Subsequently, the information measures implemented in QUEEN are applied in Chapter 4 to investigate the relation between the information contained in experimental datasets and the quality of resulting structure ensembles. The results show, for the first time, that there is a direct relation between data information content and structural quality. This knowledge is used to derive a new per-residue quality parameter, which provides direct insight into the extent to which structural quality is governed by the experimental input data.

In addition to the quality of the data, the energy parameters used in the final refinement step contribute a mayor influence on the quality of biomolecular NMR structures. The DRESS database, presented in Chapter 5, provides a clear example of this finding. In this database, a set of 100 NMR derived protein structures was re-refined using restrained molecular dynamics in explicit solvent.
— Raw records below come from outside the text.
# ProteusMRIgHIFU/BabelBrain

Measured on AMD Instinct MI355X. Metric: Mvoxel-steps/sec, 512^3 skull FDTD per device (achieved HBM GB/s in roofline), higher is better.
Workload: dtype f32

## Files before the change

babelbrain_amd/csrc/bfd_api.hip:

```cpp
#include "bfd_internal.h"

#include <math.h>
#include <stdio.h>
#include <string.h>

#include <algorithm>
#include <array>
#include <thread>
#include <hipcub/hipcub.hpp>

static thread_local std::string g_err;
void bfd_set_error(const std::string &s) { g_err = s; }

namespace {

struct HostTables {
    std::vector<float> t;
    float c1, k2;
    double cmax;
};

void fit_sls(double rho, double c, double alpha, double q, double omega, bool exact, double &MR, double &tau)
{
    if (c <= 0.0) { MR = 0.0; tau = 0.0; return; }
// ... 469 lines not shown
        BFD_FAIL(-2, "bfd_create: h, dt, freq must be > 0 and 0 < reflectionLimit < 1");
    int ndev = 0;
    if (hipGetDeviceCount(&ndev) != hipSuccess || ndev <= 0)
        BFD_FAIL(-3, "bfd_create: no HIP device available (this engine has no CPU fallback)");
    if (cfg->device < 0 || cfg->device >= ndev) BFD_FAIL(-3, "bfd_create: device ordinal out of range");
    BFD_HIP(hipSetDevice(cfg->device));

    bfd_sim *s = new bfd_sim();
    s->cfg = *cfg;
    s->step = 0; s->devBytes = 0; s->haveMaterials = s->haveMap = false; s->tilesReady = false;
    s->nSrcVox = 0; s->srcLin = s->srcRow = nullptr; s->srcW[0] = s->srcW[1] = s->srcW[2] = nullptr; s->pulseT = nullptr;
    s->nSources = s->lengthSource = 0;
    s->pulseHost = nullptr; s->tileSteps = s->nTiles = 0;
    s->srcK = 0; s->srcWeights = s->srcSignals = nullptr;
    for (int b = 0; b < 2; b++) { s->tileDev[b] = s->tilePinned[b] = nullptr; s->tileLoaded[b] = s->tilePacked[b] = -1; s->evTile[b] = nullptr; s->evTileUsed[b] = false; for (int q = 0; q < 2; q++) { s->evRead[b][q] = nullptr; s->evReadUsed[b][q] = false; } }
    s->sensEnt = nullptr; s->sensEntValid = false; s->sensIsBox = false; memset(s->sensBox, 0, sizeof s->sensBox);
    s->actBase = nullptr; s->actBytes = 0; s->actReady = false;
    s->nSensors = 0; s->sensLin = nullptr; s->sensOut = nullptr; s->dftAcc = nullptr; s->dftPk = nullptr; s->dftBin = 0;
    s->acc = s->pk = nullptr; s->timing = s->perKernel = false;
    s->pairEnv = true; s->pendingAcc = s->pairDone = false; s->pairedLaunches = 0;
    if (const char *ev = getenv("BFD_PAIR_ACC")) s->pairEnv = atoi(ev) != 0;
    s->advEnv = true; s->midStep = false; s->tiles.advVz = false;
    if (const char *ev = getenv("BFD_ADV_VZ")) s->advEnv = atoi(ev) != 0;
    s->tables = nullptr; s->profiles = nullptr; s->cmax = 0;
    memset(s->algBytes, 0, sizeof s->algBytes); s->tiles.ktimer = nullptr;
    if (hipStreamCreateWithFlags(&s->stream, hipStreamNonBlocking) != hipSuccess) { delete s; BFD_FAIL(-10, "hipStreamCreate failed"); }
    s->ownStream = true;
    if (hipEventCreate(&s->evBegin) != hipSuccess) { hipStreamDestroy(s->stream); delete s; BFD_FAIL(-10, "hipEventCreate failed"); }
    if (hipEventCreate(&s->evEnd) != hipSuccess) { hipEventDestroy(s->evBegin); hipStreamDestroy(s->stream); delete s; BFD_FAIL(-10, "hipEventCreate failed"); }

    bfd_dev &d = s->d;
    memset(&d, 0, sizeof d);
    d.N1 = cfg->N1; d.N2 = cfg->N2; d.N3 = cfg->N3; d.k0 = cfg->k0; d.nk = cfg->nk;
    d.ND = cfg->NDelta; d.P = P; d.plane = cfg->N1 * cfg->N2;
    s->nloc = (size_t)d.plane * d.nk;
    s->nalloc = (size_t)d.plane * (d.nk + 4);
    bfd_placement_cache_evict_other_sizes(cfg->device, s->nalloc * sizeof(float));

    int rc = 0;
    float **fp[15] = {&d.Vx, &d.Vy, &d.Vz, &d.Sxx, &d.Syy, &d.Szz, &d.Sxy, &d.Sxz, &d.Syz,
                      &d.Rxx, &d.Ryy, &d.Rzz, &d.Rxy, &d.Rxz, &d.Ryz};
    for (int a = 0; a < 15 && !rc; a++) {
        rc = dev_alloc(s, &s->stateBase[a], s->nalloc);
        if (!rc) *fp[a] = s->stateBase[a] + 2 * (size_t)d.plane;
    }
    if (!rc) rc = dev_alloc(s, &s->matBase, s->nalloc);
// ... 626 lines not shown
    const bool pairAcc = pair_engine(s, quiet_runs_wanted(s), T.nFluid);
    for (size_t r = 0; r < all.size(); r++) {
        const int4 &run = all[r];
        const int bx = run.x % tx, by = run.x / tx, kb = run.y & 0xFFFF, ke = run.y >> 16, f = run.z;
        const int xa = bx * 64, xb = std::min(xa + 64, N1), ya = by * 8, yb = std::min(ya + 8, N2);
        const double cells = (double)(xb - xa) * (yb - ya) * (ke - kb);
        const double inner = overlap(xa, xb, ND, N1 - ND) * overlap(ya, yb, ND, N2 - ND) * overlap(k0g + kb, k0g + ke, ND, N3 - ND);
        const bool fusedRun = r >= (size_t)(T.nFluid + T.nSolid);
        if (fusedRun) {
            const double fc = 64.0 * bfd_fused_rows() * (ke - kb);
            const double b = 32.0 + ((f & 2) ? 8.0 : 0.0) + ((f & 4) ? 0.0 : 2.0);
            B[0][BFD_K_FUSED] += b * fc; B[1][BFD_K_FUSED] += b * fc + 8.0 * fc;
        } else if (r < (size_t)T.nFluid) {
            const bool lossy = f & 2, uni = f & 4, single = (f & 16) != 0;
            double bs = 12.0 + 8.0 + (lossy ? 8.0 : 0.0) + (uni ? 0.0 : 2.0);
            if (!single) bs += 8.0 + (lossy ? 8.0 : 0.0);
            const double bv = 4.0 + 24.0 + (uni ? 0.0 : 2.0);
            for (int a = 0; a < 2; a++) { B[a][BFD_K_STRESS_FLUID] += bs * cells; B[a][BFD_K_VELOCITY_FLUID] += bv * cells; }
            if (pairAcc) B[1][BFD_K_STRESS_FLUID] += 4.0 * inner; else B[1][BFD_K_VELOCITY_FLUID] += 8.0 * inner;
            if (f & BFD_RUN_ADV_VZ) {
                const double advCells = (double)(xb - xa) * (yb - ya) * std::max(0, ke - kb - 3);
                for (int a = 0; a < 2; a++) { B[a][BFD_K_STRESS_FLUID] += 4.0 * advCells; B[a][BFD_K_VELOCITY_FLUID] -= 8.0 * advCells; }
            }
        } else if (s->cfg.kernelVariant == 2) {
            for (int a = 0; a < 2; a++) { B[a][BFD_K_STRESS_SOLID] += 110.0 * cells; B[a][BFD_K_VELOCITY_SOLID] += 50.0 * cells + (a ? 8.0 * inner : 0.0); }
        } else {
            for (int a = 0; a < 2; a++) B[a][BFD_K_VELOCITY_SOLID] += (a ? 8.0 * inner : 0.0);
        }
    }
    if (T.nSolid && s->cfg.kernelVariant != 2) {
        const double nF0 = (double)cnt[0], nF1 = (double)cnt[1], nS = (double)cnt[2] + (double)cnt[3], nE = (double)cnt[4], nR = (double)cnt[5];
        const double all = nF0 + nF1 + nS + nR;
        const double bs = 15.0 * all + 8.0 * nF0 + 16.0 * nF1 + 48.0 * nS + 48.0 * nR;
        const double bv = 31.0 * all + 8.0 * (nS + nR) + 4.0 * nE;
        const double bsf = 14.0 * all + 8.0 * nF0 + 16.0 * nF1 + 16.0 * nS + 8.0 * nR;
        for (int a = 0; a < 2; a++) { if (s->d.cssRow) B[a][BFD_K_STRESS_FLUID] += bsf; else B[a][BFD_K_STRESS_SOLID] += bs; B[a][BFD_K_VELOCITY_SOLID] += bv; }
    }
    if (s->tiles.nShear) {
        DevTemp<unsigned long long> dc; unsigned long long hc[2] = {0, 0};
        BFD_HIP(dc.alloc(2));
        hipMemsetAsync(dc, 0, sizeof hc, s->stream);
        hipLaunchKernelGGL(count_active_edges, dim3(grid_for(s->tiles.nShear)), dim3(256), 0, s->stream, s->tiles.shearCoef, s->tiles.shearCodes, s->tiles.nShear, dc.p);
        hipMemcpyAsync(hc, dc, sizeof hc, hipMemcpyDeviceToHost, s->stream);
        const hipError_t e = hipStreamSynchronize(s->stream);
        if (e != hipSuccess) BFD_FAIL(-10, std::string("shear edge count: ") + hipGetErrorString(e));
        s->tiles.nShearExplicit = (long)hc[1];
// ... 21 lines not shown
    dev_release(s, &s->tiles.cssRow); dev_release(s, &s->tiles.css); s->tiles.cssCap = 0; s->tiles.cssHosted = false;
    dev_release(s, &s->tiles.runsAll); s->tiles.nAll = s->tiles.nAllB = 0;
    dev_release(s, &s->tiles.runs); dev_release(s, &s->tiles.xmap); dev_release(s, &s->tiles.shearCells); dev_release(s, &s->tiles.shearCoef); dev_release(s, &s->tiles.shearR);
    dev_release(s, &s->tiles.shearCodes); dev_release(s, &s->tiles.shearTab);
    const TileGrid G = choose_tile_grid(s);
    std::vector<int> flags(G.n, 1), mats(G.n, 0);
    if (s->cfg.kernelVariant != 2) { const int rc = fetch_tile_classes(s, G.n, flags, mats); if (rc) return rc; }
    bfd_tiles &T = s->tiles;
    T.nMat = s->cfg.nMat;
    T.nFluid = T.nFluidB = T.nSolid = T.nSolidB = T.nSolidBP = T.nSolidIP = T.nFused = T.nLossless = T.nLossy = T.nSolidSub = T.nUni = T.nPml = T.nLean = T.nFusedSub = 0;
    s->d.tilesX = G.tx; s->d.tilesY = G.ty;
    if (s->cfg.kernelVariant != 2) for (int id = 0; id < G.n; id++) if (!(flags[id] & 1)) flags[id] |= 16;
    std::vector<int4> lists[5];
    std::vector<int4> listsAll[2];
    std::vector<char> taken((size_t)G.n, 0);
    form_fused_runs(s, G, flags, mats, taken, lists[4]);
    form_two_kernel_runs(s, G, flags, mats, taken, lists, listsAll);
    T.nFluidB = (int)lists[0].size(); T.nFluid = T.nFluidB + (int)lists[1].size();
    T.nSolidB = (int)lists[2].size(); T.nSolid = T.nSolidB + (int)lists[3].size();
    T.nFused = (int)lists[4].size();
    T.advVz = false;
    if (adv_vz_engine(s, T.nSolid))
        for (int a = 0; a < 2; a++)
            for (int4 &run : lists[a])
                if (!(run.z & (1 | 8)) && (run.y >> 16) - (run.y & 0xFFFF) >= 4) { run.z |= BFD_RUN_ADV_VZ; T.advVz = true; }
    std::vector<int4> all;
    for (int a = 0; a < 5; a++) all.insert(all.end(), lists[a].begin(), lists[a].end());
    int rc = dev_alloc(s, &s->tiles.runs, all.size(), false);
    if (rc) return rc;
    BFD_HIP(hipMemcpy(s->tiles.runs, all.data(), all.size() * sizeof(int4), hipMemcpyHostToDevice));
    rc = build_balance_maps(s, all);
    if (rc) return rc;
    s->tiles.nShearExplicit = 0;
    s->tiles.nShear = s->tiles.shearLowEnd = s->tiles.shearHighBeg = 0;
    if (T.nSolid && s->cfg.kernelVariant != 2) {
        int count = 0; bool compact = false; std::vector<unsigned> hostCells;
        rc = build_shear_list(s, G, &count, &compact, hostCells);
        if (!rc && compact) rc = setup_compact_state(s, G, count, listsAll);
        if (!rc && carryCompact) rc = carry_compact_in(s, count, oldCells, oldN, oldComp);
        if (!rc && compact && s->step > 0 && !carryCompact) {
            float *comp[10] = {s->d.cSxx, s->d.cSyy, s->d.cSxy, s->d.cSxz, s->d.cSyz, s->d.cRxx, s->d.cRyy, s->d.cRxy, s->d.cRxz, s->d.cRyz};
            for (int a = 0; a < 10; a++) BFD_HIP(hipMemsetAsync(comp[a], 0, (size_t)count * sizeof(float), s->stream));
            BFD_HIP(hipStreamSynchronize(s->stream));
        }
        if (rc) return rc;
        s->tiles.shearLowEnd = std::lower_bound(hostCells.begin(), hostCells.end(), (unsigned)G.lowPlanes * (unsigned)s->d.plane) - hostCells.begin();
        s->tiles.shearHighBeg = std::lower_bound(hostCells.begin(), hostCells.end(), (unsigned)G.hiStart * (unsigned)s->d.plane) - hostCells.begin();
    } else if (carryCompact) {
// ... 480 lines not shown
```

Validation of the structure ensembles, using approaches discussed in the introductory chapters, demonstrates that both the geometric and overall quality of the NMR structure models in DRESS is significantly improved compared to the original ensembles.

It has become increasingly clear in recent years that the precision of deposited NMR ensembles often overestimates their accuracy, an issue discussed in the first chapter of this thesis. Chapter 6 reports on a method that yields a more realistic estimate of the uncertainty in the atomic coordinates by maximizing the structural variance within an ensemble of structures, while maintaining accordance with the experimentally derived data. The results indicate that the structural variance of most NMR structure ensembles can be significantly increased without compromising geometric quality or the fit to the experimental NMR data.

Finally, Chapter 7 presents an application of the methodology, tools and knowledge described in this thesis to a practical example. In search of a suitable template to build a homology model for the protein Dynein Light Chain 2A, two NMR structures of this protein were obtained from the Protein Data Bank, both originating from different structural genomics efforts. The folds of the two structures are remarkably different, despite their high sequence identity (96%). In this chapter a detailed analysis of both structure ensembles is presented, which allows us to identify one of the two ensembles as incorrect. Subsequently, the analysis of a large set of structures solved as part of structural genomics efforts shows that this erroneous structure is unfortunately not an isolated incident. In the conclusion, suggestions are offered on how the methods and tools described in this thesis could be applied to prevent such serious errors from occurring in the future.